Über „Film und Propaganda der NS-Zeit“ machen die Landeszentrale für politische Bildung zusammen mit Kommunalkino und Landesbildstelle seit fast 10 Jahren Seminare. Bis Freitag geht es in Bremen um Kriminalfilme der Nazizeit. Wir sprachen mit Michael Scherer von der Landeszentrale.

taz: Die Seminare über den NS- Film haben schon eine kleine Tradition und dazu eine Film-Fan- Gemeinde...

Michael Scherer: Ja, wir bearbeiten immer andere Schwerpunkte, z. B. Feindbilder im NS-Film, oder die hintergründige Propaganda im scheinbar reinen Unterhaltungsfilm. Mehr als 1.000 Filme wurden in der Nazizeit gedreht, und wir wollen zeigen, welche Maximen Goebbels bei der NS-Filmpolitik eingesetzt hat, um den Film politisch zu nutzen, für Indoktrinierung durch Kino. Er selbst hat ja gesagt: „Die beste Propaganda ist die, die man nicht merkt“. Es ist nicht immer alles dick aufgetragen, nicht alles wie bei „Jud Süß“! Trotzdem werden anti-englische, anti-sowjetische Tendenzen klar rübergebracht.

Diesmal geht es um den Schwerpunkt Kriminalfilm. Die Filme, die in Bremen zu sehen sind, wurden 39 bis 43 gedreht. Wie funktionierte Propaganda in dem Bereich? Welche Mittel gab es?

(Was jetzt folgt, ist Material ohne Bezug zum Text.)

enum CursorField {
    kCurSeq, kCurPub, kCurPubEnd,
    kCurPi,
    kCurC, kCurSlot, kCurStep,
    kCurH0, kCurH1, kCurW0,
    kCurImg0, kCurImg1, kCurBlk,
    kCurFa, kCurFb,
    kCurRa, kCurRb,
    kCurAs, kCurBs, kCurAph, kCurBph,
    kCurFields
};
static_assert(kOffCursor + 4 * kCurFields <= kOffPark && kOffPark + 4 * 32 <= 1024, "barrier region layout");

__device__ __forceinline__ int sched_next(const Smem& S, int seq) {
// ... 19 lines not shown
    asm volatile("ld.shared.s32 %0, [%1];" : "=r"(v) : "r"(cur + 4 * f) : "memory");
    return v;
}
__device__ __forceinline__ void cur_set(uint32_t cur, int f, int v) {
    asm volatile("st.shared.s32 [%0], %1;" ::"r"(cur + 4 * f), "r"(v) : "memory");
}

__device__ __forceinline__ void produce(const ArgsN& a, const Smem& S, int dA, int dB) {
    const uint32_t cur = S.bar_a_full + kOffCursor;
    cur_set(cur, kCurRa, cur_get(cur, kCurRa) + dA);
    cur_set(cur, kCurRb, cur_get(cur, kCurRb) + dB);
#pragma unroll 1
    for (;;) {
        if (cur_get(cur, kCurPi) < 0) {
#pragma unroll 1
            while (cur_get(cur, kCurPub) <= cur_get(cur, kCurSeq) + kSchedAhead && !cur_get(cur, kCurPubEnd)) {
                const int pub = cur_get(cur, kCurPub), rs = pub & (kSchedDepth - 1);
                mbar_wait_inl(S.bar_a_full + kOffSchedEmpty + 8 * rs, ((pub / kSchedDepth) & 1) ^ 1);
                const int t = sched_unit(a, pub, [&] { return __shfl_sync(0xffffffffu, atom_inc_elect(a.sched), 0); });
                if (t == a.total_units) cur_set(cur, kCurPubEnd, 1);
                st_arrive_elect(S.bar_a_full + kOffSchedRing + 4 * rs, t, S.bar_a_full + kOffSchedFull + 8 * rs);
                cur_set(cur, kCurPub, pub + 1);
            }
            int pair;
            asm volatile("ld.shared.s32 %0, [%1];" : "=r"(pair)
                         : "r"(S.bar_a_full + kOffSchedRing + 4 * (cur_get(cur, kCurSeq) & (kSchedDepth - 1))) : "memory");
            pair = __shfl_sync(0xffffffffu, pair, 0);
            if (pair >= a.total_units) return;
            const int pi = unit_prob(a, pair);
            const Prob& P = a.p[pi];
            const int pp = pair - a.unit_base[pi];
            {
                const TileCoord tc = pair_coord(P, pp, 0);
                cur_set(cur, kCurH0, tc.th * kTileH * P.stride - P.pad);
                cur_set(cur, kCurW0, tc.tw * kTileW * P.stride - P.pad);
                cur_set(cur, kCurImg0, tc.img0);
                cur_set(cur, kCurBlk, tc.ws * (int)P.blocks_per_set + tc.nt * P.nblk);
            }
            {
                const TileCoord tc = pair_coord(P, pp, 1);
                cur_set(cur, kCurH1, tc.th * kTileH * P.stride - P.pad);
                cur_set(cur, kCurImg1, tc.img0);
            }
            cur_set(cur, kCurC, 0); cur_set(cur, kCurSlot, 0); cur_set(cur, kCurStep, 0);
            cur_set(cur, kCurPi, pi);
        }
        const Prob& P = a.p[cur_get(cur, kCurPi)];
        const int step = cur_get(cur, kCurStep);
        if (step < 2) {
            if (cur_get(cur, kCurFa) >= cur_get(cur, kCurRa) + a.na_stages) return;
            {
                const int as = cur_get(cur, kCurAs);
                mbar_wait_inl(S.bar_a_empty + 8 * as, ((cur_get(cur, kCurAph) >> as) & 1) ^ 1);
                mbar_expect_tx_elect(S.bar_a_full + 8 * as, 2u * P.nstack * P.box_h * P.sbo_a);
            }
#pragma unroll 1
            for (int k = 0; k < 2 * P.nstack; ++k) {
                const int h = k >= P.nstack ? 1 : 0, n = k - h * P.nstack, slot = cur_get(cur, kCurSlot), as = cur_get(cur, kCurAs);
                tma_load_4d_elect(S.sA + as * a.a_slot_bytes + h * (a.a_slot_bytes >> 1) + n * P.hs * P.sbo_a,
                                  &P.tm[step], cur_get(cur, kCurC) * P.KCH, cur_get(cur, kCurW0) + P.par_px[slot],
                                  cur_get(cur, kCurH0 + h) + P.par_py[slot], cur_get(cur, kCurImg0 + h) + n * P.wsets,
                                  S.bar_a_full + 8 * as);
            }
            const int as = cur_get(cur, kCurAs);
            cur_set(cur, kCurAph, cur_get(cur, kCurAph) ^ (1 << as));
            cur_set(cur, kCurAs, as + 1 == a.na_stages ? 0 : as + 1);
            cur_set(cur, kCurFa, cur_get(cur, kCurFa) + 1);
            cur_set(cur, kCurStep, step + 1);
        } else {
            if (cur_get(cur, kCurFb) >= cur_get(cur, kCurRb) + a.nb_stages) return;
            {
                const int bs = cur_get(cur, kCurBs);
                mbar_wait_inl(S.bar_b_empty + 8 * bs, ((cur_get(cur, kCurBph) >> bs) & 1) ^ 1);
                const uint32_t bar = S.bar_b_full + 8 * bs;
                mbar_expect_tx_elect(bar, (uint32_t)P.b_block_bytes);
                bulk_g2s_elect(S.sB + bs * a.b_slot_bytes, P.wpk + kPackHeader + (long long)cur_get(cur, kCurBlk) * P.b_block_bytes,
                               (uint32_t)P.b_block_bytes, bar);
                cur_set(cur, kCurBph, cur_get(cur, kCurBph) ^ (1 << bs));
                cur_set(cur, kCurBs, bs + 1 == a.nb_stages ? 0 : bs + 1);
            }
            cur_set(cur, kCurFb, cur_get(cur, kCurFb) + 1);
            cur_set(cur, kCurBlk, cur_get(cur, kCurBlk) + 1);
            const int slot = cur_get(cur, kCurSlot);
            if (step - 1 < P.ngrp[slot]) cur_set(cur, kCurStep, step + 1);
            else {
                cur_set(cur, kCurStep, 0);
                if (slot + 1 < P.npa) cur_set(cur, kCurSlot, slot + 1);
                else {
                    cur_set(cur, kCurSlot, 0);
                    if (cur_get(cur, kCurC) + 1 < P.nchunks) cur_set(cur, kCurC, cur_get(cur, kCurC) + 1);
                    else { cur_set(cur, kCurPi, -1); cur_set(cur, kCurSeq, cur_get(cur, kCurSeq) + 1); }
                }
            }
        }
    }
}


__device__ __forceinline__ int ring_take(uint32_t bar_full, int& idx, uint32_t& ph, int n) {
    const int s = idx;
    mbar_wait_inl(bar_full + 8 * s, (ph >> s) & 1u);
    ph ^= 1u << s; if (++idx == n) idx = 0;
    return s;
}

struct TileOut { uint32_t eoff[2]; bool ok[2]; int cw, boff; };
template <int NT>
__device__ __forceinline__ TileOut tile_out(const Prob& P, const TileCoord& tc, int wg, int w4, int lane) {
    TileOut o;
    const int prow0 = 8 * wg + 2 * w4, pcol = lane >> 2, cq = 2 * (lane & 3);
    const int Cout = P.Cout, Wo = P.Wo, Ho = P.Ho;
    const int ow = tc.tw * kTileW + pcol;
#pragma unroll
    for (int r = 0; r < 2; ++r) {
        const int prow = prow0 + r;
        int oh = tc.th * kTileH + prow, img = tc.img0;
        bool row_ok = oh < Ho;
        if (P.nstack > 1) {
            const int n = prow / P.hs;
            oh = prow - n * P.hs; img = tc.img0 + n * P.wsets;
            row_ok = oh < Ho && n < P.nstack && img < P.N;
        }
        o.ok[r] = row_ok && ow < Wo;
        o.eoff[r] = ((uint32_t)(img * Ho + oh) * Wo + ow) * Cout + tc.nt * NT + cq;
    }
    o.cw = Cout - tc.nt * NT;
    o.boff = tc.ws * Cout + tc.nt * NT + cq;
    return o;
}

template <int W, class Off>
__device__ __forceinline__ uint32_t mma_taps(float* d0, float* d1, uint64_t ad, uint64_t bd, const Prob& P, int slot, int k0,
                                             int ntk, int kv, Off tap16, uint32_t acc) {
#pragma unroll 1
    for (int tt = 0; tt < ntk; ++tt) {
        const uint32_t toff = (uint32_t)P.tapoff16[slot][k0 + tt];
#pragma unroll
        for (int kk = 0; kk < 4; ++kk) {
            if (kk >= kv) break;
            Wgmma<W>::mma(d0, d1, ad + toff + 2 * kk, bd + tt * tap16 + 2 * kk, acc);
            acc = 1;
        }
    }
    return acc;
}

template <int NT, class Value>
__device__ __forceinline__ void store_out(const Prob& P, const TileOut& o, float inv_scale, Value value) {
    const int relu = P.relu;
    float* __restrict__ y_f = P.y_f; __half* __restrict__ y_hi = P.y_hi; __half* __restrict__ y_lo = P.y_lo;
#pragma unroll
// ... 278 lines not shown
            default: __trap();
        }
#undef DANET_NT_CASE
    }
    sched_rearm(a);
}

__global__ void __launch_bounds__(kThreadsFast, 1)
k_conv_tc_fast(const __grid_constant__ ArgsN a) {
    const Smem S = carve_smem(a);
    const int warp = warp_index(), lane = threadIdx.x & 31;
    start_cta(a, S, kConsFast, kWarpProd, 1, warp, lane);
    if (warp == kWarpProd) {
        if (lane == 0) {
            int as = 0, bs = 0; uint32_t aph = 0, bph = 0;
            int pub = 0; bool ended = false;
            for (int seq = 0;; ++seq) {
                while (pub <= seq + kSchedAhead && !ended) {
                    const int slot = pub & (kSchedDepth - 1);
                    mbar_wait(S.bar_a_full + kOffSchedEmpty + 8 * slot, ((pub / kSchedDepth) & 1) ^ 1);
                    const int t = sched_unit(a, pub, [&] { return (int)atomicAdd(a.sched, 1u); });
                    ended = t == a.total_units;
                    asm volatile("st.shared.s32 [%0], %1;" ::"r"(S.bar_a_full + kOffSchedRing + 4 * slot), "r"(t) : "memory");
                    mbar_arrive(S.bar_a_full + kOffSchedFull + 8 * slot);
                    ++pub;
                }
                int tile;
                asm volatile("ld.shared.s32 %0, [%1];" : "=r"(tile) : "r"(S.bar_a_full + kOffSchedRing + 4 * (seq & (kSchedDepth - 1))) : "memory");
                if (tile >= a.total_units) break;
                if (seq == 0) pdl_wait();
                const int pi = unit_prob(a, tile);
                const Prob& P = a.p[pi];
                const TileCoord tc = decode_tile(P, tile - a.unit_base[pi]);
                const int h0 = tc.th * kTileH * P.stride - P.pad, w0 = tc.tw * kTileW * P.stride - P.pad;
                const uint8_t* src = P.wpk + kPackHeader + ((long long)tc.ws * P.blocks_per_set + (long long)tc.nt * P.nblk) * P.b_block_bytes;
                int b = 0;
                for (int c = 0; c < P.nchunks; ++c)
                    for (int slot = 0; slot < P.npa; ++slot) {
                        mbar_wait(S.bar_a_empty + 8 * as, ((aph >> as) & 1u) ^ 1u);
                        if (P.nstack > 1) {
                            const uint32_t box_bytes = (uint32_t)(P.box_h * P.sbo_a);
                            mbar_expect_tx(S.bar_a_full + 8 * as, box_bytes * P.nstack);
                            for (int n = 0; n < P.nstack; ++n)
                                tma_load_4d(S.sA + as * a.a_slot_bytes + n * P.hs * P.sbo_a, &P.tm[0], c * P.KCH,
                                            w0 + P.par_px[slot], h0 + P.par_py[slot], tc.img0 + n * P.wsets, S.bar_a_full + 8 * as);
                        } else {
                            mbar_expect_tx(S.bar_a_full + 8 * as, (uint32_t)P.stage_bytes);
                            tma_load_4d(S.sA + as * a.a_slot_bytes, &P.tm[0], c * P.KCH, w0 + P.par_px[slot], h0 + P.par_py[slot],
                                        tc.img0, S.bar_a_full + 8 * as);
                        }
                        aph ^= 1u << as;
                        if (++as == a.na_stages) as = 0;
                        for (int t = 0; t < P.ngrp[slot]; ++t, ++b) {
                            mbar_wait(S.bar_b_empty + 8 * bs, ((bph >> bs) & 1u) ^ 1u);
                            mbar_expect_tx(S.bar_b_full + 8 * bs, (uint32_t)P.b_block_bytes);
                            bulk_g2s(S.sB + bs * a.b_slot_bytes, src + (long long)b * P.b_block_bytes, (uint32_t)P.b_block_bytes,
                                     S.bar_b_full + 8 * bs);
                            bph ^= 1u << bs;
                            if (++bs == a.nb_stages) bs = 0;
                        }
                    }
            }
        }
    } else {
        const int wg = warp >> 2, w4 = warp & 3;
        const bool leader = (threadIdx.x & 127) == 0;
        Ring R = {0, 0, 0u, 0u};
        float accs[kNtMaxFast / 2];
        pdl_wait();
        for (int seq = 0;; ++seq) {
            int tile = 0;
            if (lane == 0) tile = sched_next(S, seq);
            tile = __shfl_sync(0xffffffffu, tile, 0);
            if (tile >= a.total_units) break;
            const int pi = unit_prob(a, tile);
// ... 119 lines not shown
    using namespace tc;
    ArgsN a;
    {
        const danet_conv_desc* dp[kMaxProb];
        DANET_CHECK(n >= 1 && n <= kMaxProb, "danet_conv_tc_group: 1..%d problems per launch (got %d)", kMaxProb, n);
        for (int i = 0; i < n; ++i) dp[i] = &probs[i].d;
        if (configure_group(n, dp, &a) != 0) return -1;
    }
    int order[kMaxProb];
    double tcost[kMaxProb];
    for (int i = 0; i < n; ++i) {
        const Prob& P = a.p[i];
        int taps = 0;
        for (int s2 = 0; s2 < P.npa; ++s2) taps += P.ntap[s2];
        tcost[i] = (double)taps * ((P.Cin + 15) / 16) * (P.exact ? 2.0 : 1.0) * (128 + P.NT * (P.exact ? 1.5 : 1.0));
        order[i] = i;
    }
    for (int i = 1; i < n; ++i)
        for (int j = i; j > 0 && tcost[j] > tcost[j - 1]; --j) {
            std::swap(a.p[j], a.p[j - 1]); std::swap(tcost[j], tcost[j - 1]); std::swap(order[j], order[j - 1]);
        }
    int tiles = 0;
    for (int i = 0; i < n; ++i) {
        Prob& P = a.p[i];
        const danet_conv_problem& q = probs[order[i]];
        DANET_CHECK(q.x.hi && q.w_packed && (q.y.hi || q.y.f32), "danet_conv_tc_group: problem %d: null x.hi / weights / output", order[i]);
        DANET_CHECK(!P.exact || q.x.lo, "danet_conv_tc_group: problem %d: exact mode needs the x.lo plane", order[i]);
        P.wpk = (const uint8_t*)q.w_packed; P.bias = q.bias;
        P.res_f = q.res.f32; P.res_hi = (const __half*)q.res.hi; P.res_lo = (const __half*)q.res.lo;
        if (P.res_f) { P.res_hi = nullptr; P.res_lo = nullptr; }
        P.y_f = q.y.f32; P.y_hi = (__half*)q.y.hi; P.y_lo = (__half*)q.y.lo;
        const CUtensorMapSwizzle sw = P.SWB == 128 ? CU_TENSOR_MAP_SWIZZLE_128B : (P.SWB == 64 ? CU_TENSOR_MAP_SWIZZLE_64B : CU_TENSOR_MAP_SWIZZLE_32B);
        for (int h = 0; h < (P.exact ? 2 : 1); ++h)
            if (encode_nhwc_f16(&P.tm[h], h ? q.x.lo : q.x.hi, P.N, P.H, P.W, P.Cin, P.KCH, P.sbo_a / P.SWB, P.box_h, sw, P.stride) != 0) return -1;
        if (!P.exact) P.tm[1] = P.tm[0];
        tiles += P.tile_count;
        DANET_CHECK(tiles < (1 << 24), "danet_conv_tc_group: too many tiles");
        a.unit_base[i] = a.total_units;
        a.unit_count[i] = P.exact ? pair_count(P) : P.tile_count;
        a.total_units += a.unit_count[i];
    }
    int dev = 0;
    DANET_CUDA(cudaGetDevice(&dev));
    DANET_CHECK(dev >= 0 && dev < 64, "conv_tc: device ordinal %d out of range", dev);
    {
        std::lock_guard<std::mutex> lk(g_tc_mu);
        if (first_use_on_current_device(&g_tc_devs) != 0) {
            DANET_CUDA(cudaDeviceGetAttribute(&g_sm_count[dev], cudaDevAttrMultiProcessorCount, dev));
            DANET_CUDA(cudaFuncSetAttribute(k_conv_tc_fast, cudaFuncAttributeMaxDynamicSharedMemorySize, kSmemMax));
            DANET_CUDA(cudaFuncSetAttribute(k_conv_tc_exact, cudaFuncAttributeMaxDynamicSharedMemorySize, kSmemMax));
            DANET_CUDA(cudaMalloc((void**)&g_sched[dev], kSchedSlots * 2 * sizeof(unsigned)));
            DANET_CUDA(cudaMemset(g_sched[dev], 0, kSchedSlots * 2 * sizeof(unsigned)));
        }
        a.sched = g_sched[dev] + 2 * (g_sched_seq[dev]++ % kSchedSlots);
    }
    const int smem_bytes = kSmemFixed + a.na_stages * a.a_slot_bytes + a.nb_stages * a.b_slot_bytes;
    const int cap = g_sm_count[dev];
    const int grid = a.total_units < cap ? a.total_units : cap;
    cudaLaunchConfig_t cfg = {};
    cfg.gridDim = dim3(grid); cfg.blockDim = dim3(a.p[0].exact ? kThreadsExact : kThreadsFast);
    cfg.dynamicSmemBytes = smem_bytes;
    cfg.stream = stream;
    cudaLaunchAttribute at[1];
    at[0].id = cudaLaunchAttributeProgrammaticStreamSerialization;
    at[0].val.programmaticStreamSerializationAllowed = 1;
    cfg.attrs = at; cfg.numAttrs = 1;
    if (a.p[0].exact) { DANET_CUDA(cudaLaunchKernelEx(&cfg, k_conv_tc_exact, a)); }
// ... 2 lines not shown
    return 0;
}

}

Zum Beispiel spielt keiner in Deutschland. Die Botschaft ist: Bei uns ist alles in Ordnung, aber in Amerika oder Skandinavien, da ist alles schlimm. Der Streifen „Im Namen des Volkes“ spielt allerdings in Bayern, da gab es mal Straßengangster, die tödliche Unfälle mit Stahlseilen provozierten, dagegen wude dann die Todesstrafe verhängt. Um das in der Bevölkerung durchzusetzen, wurde eben ein Film gemacht.

Das Seminar-Programm soll ja nicht nur lehrreich, sondern auch interessant sein und ungewohnte Genres einbeziehen, deshalb diesmal Krimi. Nicht, daß nur die alten Leute kommen und die Filme von damals gucken wollen...

Obwohl das interessant sein kann...

Ja! Das hat Vorteile, weil sie den jungen Leuten berichten können, wie da damals auf sie gewirkt hat. Wir wollen ja den Blick schärfen auch für Filme heute.

Wie läuft das Seminar praktisch?

Zur Einstimmung lassen wir Swing-Musik spielen, um in die Musik der Zeit einzustimmen, und der sehr sachkundige Henning Harmssen stellt dann kurz den Film dar: Idee, Besetzung, Schauspielersschicksale, und informiert über die Hintergründe der Produktion. Damit wollen wir die Distanzierung vom reinen Kintopp schaffen. Dann kommt der Film und danach weitere Informationen oder Debatte.

Gibt es denn filmerische Mittel, die typisch sind für diese NS- Filme, oder finden sich die Propaganda-Tricks in Produktionen anderer Länder und bis heute?

Ja! Die Propagandafilme aus Defa-Zeiten oder aus sowjetischer Produktion unterliegen ähnlichen Mechanismen, Produktionen der letzten 30 Jahre bis heute sind von der Machart her oft ähnlich.

Welche denn konkret?

Na, wie „Rocky“ gegen einen sowjetischen Boxer kämpft und beim Zuschauer ein proamerikanisches Gefühl geweckt wird... Natürlich ist heute die Technischen Möglichkeiten besser. Aber die Nazi-Filnme waren nicht unbedingt plump. Zum Beispiel der Schwarz-Weiß-Film „Die Rothschilds“: Wenn die Guten auftraten, war es hell, sobald ein Rothschild kam, gab's Düsternis und Schatten. Wenn man sich über solche Sachen klar wird, achtet man auch als normaler Kinogänger auf ganz andere Sachen.

Fragen: S.P.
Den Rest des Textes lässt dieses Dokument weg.